# Wax question



## alparent (Oct 23, 2007)

Anybody ever used this wax?
http://www.leevalley.com/wood/page.aspx?c=1&p=20090&cat=1,190,42950&ap=1

Is it anything like Renaissance Wax?


----------



## ahoiberg (Oct 23, 2007)

sounds a lot like renaissance wax to me. i know a bunch of people here use that and like it.


----------



## Firefyter-emt (Oct 23, 2007)

Very interesting, their description is almost a match for the Ren wax. I would put money on it being the same product!  I just ordered a 1oz from AZ for $5.95 so if this is the same, that's a kiler deal!

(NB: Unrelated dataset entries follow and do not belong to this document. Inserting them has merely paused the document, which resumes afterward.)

static int finish_stats(bbmap_ctx *c, hipStream_t stream, bool whole, long long fillsBefore, long long finalRounds, long long finalLocal) {
    BBHIP(hipEventRecord(c->ev[EV_FINAL_END], stream));
    BBTRY(read_counters(c, stream));
    const unsigned *h = c->h_counters;
    const hipEvent_t *ev = c->ev;
    c->poolUsed = 4ll * h[CNT_POOL_UNITS];
    c->nJobs = h[CNT_FILLS]; c->nGapped = h[CNT_GAPPED_FILLS];
    c->finalFills = c->S.finalStage ? (c->nJobs + c->nGapped) - fillsBefore : 0;
    bbmap_stats &st = c->stats;
    st.fills = c->nJobs; st.gapped_fills = c->nGapped;
    (void)hipEventElapsedTime(&st.ms_final, ev[EV_RESCUE_END], ev[EV_FINAL_END]);
    if (whole) {
        st.reads_overflowed = h[CNT_OVERFLOWED]; st.reads_without_site = h[CNT_NO_SITE];
        st.refills = h[CNT_REFILLS]; st.rescue_fills = h[CNT_RESCUE_FILLS]; st.fills_dropped = h[CNT_FILLS_DROPPED];
        st.sites_cross_scaffold = h[CNT_CROSS_SCAFFOLD];
        (void)hipEventElapsedTime(&st.ms_probe, ev[EV_START], ev[EV_PROBE_END]);
        (void)hipEventElapsedTime(&st.ms_begin, ev[EV_PROBE_END], ev[EV_BEGIN_END]);
        (void)hipEventElapsedTime(&st.ms_score, ev[EV_BEGIN_END], ev[EV_SCORE_END]);
        (void)hipEventElapsedTime(&st.ms_slow, ev[EV_SCORE_END], ev[EV_SLOW_END]);
        (void)hipEventElapsedTime(&st.ms_finish, ev[EV_SLOW_END], ev[EV_FINISH_END]);
// ... 20 lines not shown
    BBTRY(launch<128>(begin_kernel, units, stream, D));
    if (c->tier) {
        BBTRY(launch<128>(collect_overflow_kernel, units, stream, c->d_mcount, units, c->cfg.paired, c->d_tierUnits, c->d_counters + CNT_TIER_FOUND));
    }
    BBHIP(hipEventRecord(c->ev[EV_BEGIN_END], stream));
    BBTRY(launch<128>(DEV_KERNEL(c, score_kernel), n_reads, stream, D));
    BBHIP(hipEventRecord(c->ev[EV_SCORE_END], stream));
    Rounds R; R.finalStage = false; R.jobBase = R.gBase = 0; R.nActive = n_reads;
    for (int round = 0; R.nActive > 0 && round < 4 * c->cfg.max_sites + 4; round++) {
        BBTRY(round_begin(c, stream, D, R, slow_round_kernel));
        if (round == 0) {
            float pms = 0; long long ps[5];
            if (writeRc && bbidx_last_stats_with(c->index, &c->probeLs, (int64_t *)ps, &pms) == BBMAP_OK) for (int i = 0; i < 5; i++) c->stats.probe_stats[i] = ps[i];
            c->overAfterBegin = c->h_counters[CNT_OVERFLOWED];
            if (c->tier && c->h_counters[CNT_TIER_FOUND] > 0 && c->tier->msa != c->msa) tier_start_async(c, c->h_counters[CNT_TIER_FOUND]);
        }
        BBTRY(round_end(c, stream, D, R, bases));
        c->stats.rounds++;
    }
    long long jobBase = R.jobBase, gBase = R.gBase;
    BBHIP(hipEventRecord(c->ev[EV_SLOW_END], stream));
    BBTRY(launch<128>(finish_kernel, n_reads, stream, D));
    BBHIP(hipEventRecord(c->ev[EV_FINISH_END], stream));
    if (c->cfg.paired && c->cfg.doRescue) {
        const long long pairs = n_reads / 2;
        for (int pass = 0; pass < 2; pass++) {
            D.pass = pass;
            BBHIP(hipMemsetAsync(c->d_counters + CNT_RESCUE_SEARCHES, 0, 4, stream));
            BBTRY(launch<128>(rescue_plan_kernel, pairs, stream, D));
            BBTRY(read_counters(c, stream));
            const long long nsearch = c->h_counters[CNT_RESCUE_SEARCHES];
            if (nsearch > c->rescCap) return bbfail(BBMAP_E_NOMEM, "bbmap_map_batch_device: rescue list full");
            c->stats.rescue_scans += nsearch;
            if (nsearch == 0) {
                BBTRY(launch<128>(rescue_finish_kernel, pairs, stream, D));
                continue;
            }
            hipEvent_t q0 = c->ev[EV_QUICK_BEGIN], q1 = c->ev[EV_QUICK_END];
            BBHIP(hipEventRecord(q0, stream));
            BBTRY(bbpipe_quick_rescue_device(stream, nsearch, c->d_rjobs, bases, (const int64_t *)c->d_chromOff, c->d_chromArrLen, c->d_chromMin, c->refsBase,
                                            c->d_rres, c->S.ptsMatch, c->S.ptsMatch2, 1, 100));
            BBHIP(hipEventRecord(q1, stream));
            if (jobBase + nsearch > c->jobCap || gBase + nsearch > c->gjobCap) BBTRY(grow_logs(c, stream, D, jobBase + nsearch, gBase + nsearch, jobBase, gBase));
            BBTRY(launch<128>(DEV_KERNEL(c, rescue_prep_kernel), pairs, stream, D));
            BBTRY(read_counters(c, stream));
            { float ms = 0; if (hipEventElapsedTime(&ms, q0, q1) == hipSuccess) c->stats.ms_quick_rescue += ms; }
            const long long total = c->h_counters[CNT_FILLS], gtotal = c->h_counters[CNT_GAPPED_FILLS];
            if (total > c->jobCap || gtotal > c->gjobCap) return bbfail(BBMAP_E_HIP, "bbmap_map_batch_device: rescue fills beyond the reserved log entries (internal error)");
            BBTRY(run_fills(c, stream, bases, jobBase, total - jobBase, gBase, gtotal - gBase));
            const bool ranPlain = total > jobBase, ranGapped = gtotal > gBase;
            jobBase = total; gBase = gtotal;
            BBTRY(launch<128>(rescue_finish_kernel, pairs, stream, D));
            BBHIP(hipStreamSynchronize(stream));
            add_dp_ms(c, ranPlain, ranGapped);
        }
    }
    BBHIP(hipEventRecord(c->ev[EV_RESCUE_END], stream));
    c->finalFills = 0; c->poolUsed = 0;
    long long finalRounds = 0, finalLocal = 0;
    if (c->S.finalStage) BBTRY(run_final_stage(c, stream, D, n_reads, bases, jobBase, gBase, finalRounds, finalLocal));
    BBTRY(finish_stats(c, stream, true, jobBase + gBase, finalRounds, finalLocal));
    c->ran = true;
    return BBMAP_OK;
}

The Ren wax uses the same term "microcrystalline waxes "


----------



## LostintheWoods (Oct 23, 2007)

I'm thinking its probably a "generic" version of Ren Wax, most likely just as good, and you're right---a LOT less pricey!


----------



## Firefyter-emt (Oct 23, 2007)

Granted, it looks like the makers of Ren wax has it locked pretty tight, but I am sure that the change between the two is so minute you will never be able to tell.  Quick, someone buy some and compare it!


----------



## Fred (Oct 24, 2007)

From the way they describe it's use I would imagine that it is very, very similar to Ren Wax. It may have a very slight alteration to the composition of materials used and I doubt that these changes would make any difference at all to our uses. The price is definitely right on! []


----------



## arioux (Oct 24, 2007)

Hi,

It is basically the same wax.  Renaissance Was is made in England and is recongnize by the National Museum and got the Royal seal, thus it's price.  Conservatory wax is made in Canada and used in many art gallery and museum here. It is basically the same wax formulation.  I used Ren wax before and now  I use Conservator's all the time and never saw a difference.  BTW, Alain, i can send you a little sample if you want, i should receive your remaining stuff shortly.  I'll email you sometimes today about it.  

Alfred


----------



## GBusardo (Oct 24, 2007)

Does it smell any better that Ren wax??  [?]


----------



## bradh (Oct 24, 2007)

I have and use both. I find Ren wax a little better, but it is harder to get and much more expensive in Canada.


----------



## alparent (Oct 24, 2007)

Which wax is better? Ren Wax or TSW? 

Is this question aloud?  [][B)]


----------



## les-smith (Oct 24, 2007)

> _Originally posted by GBusardo_
> <br />Does it smell any better that Ren wax??  [?]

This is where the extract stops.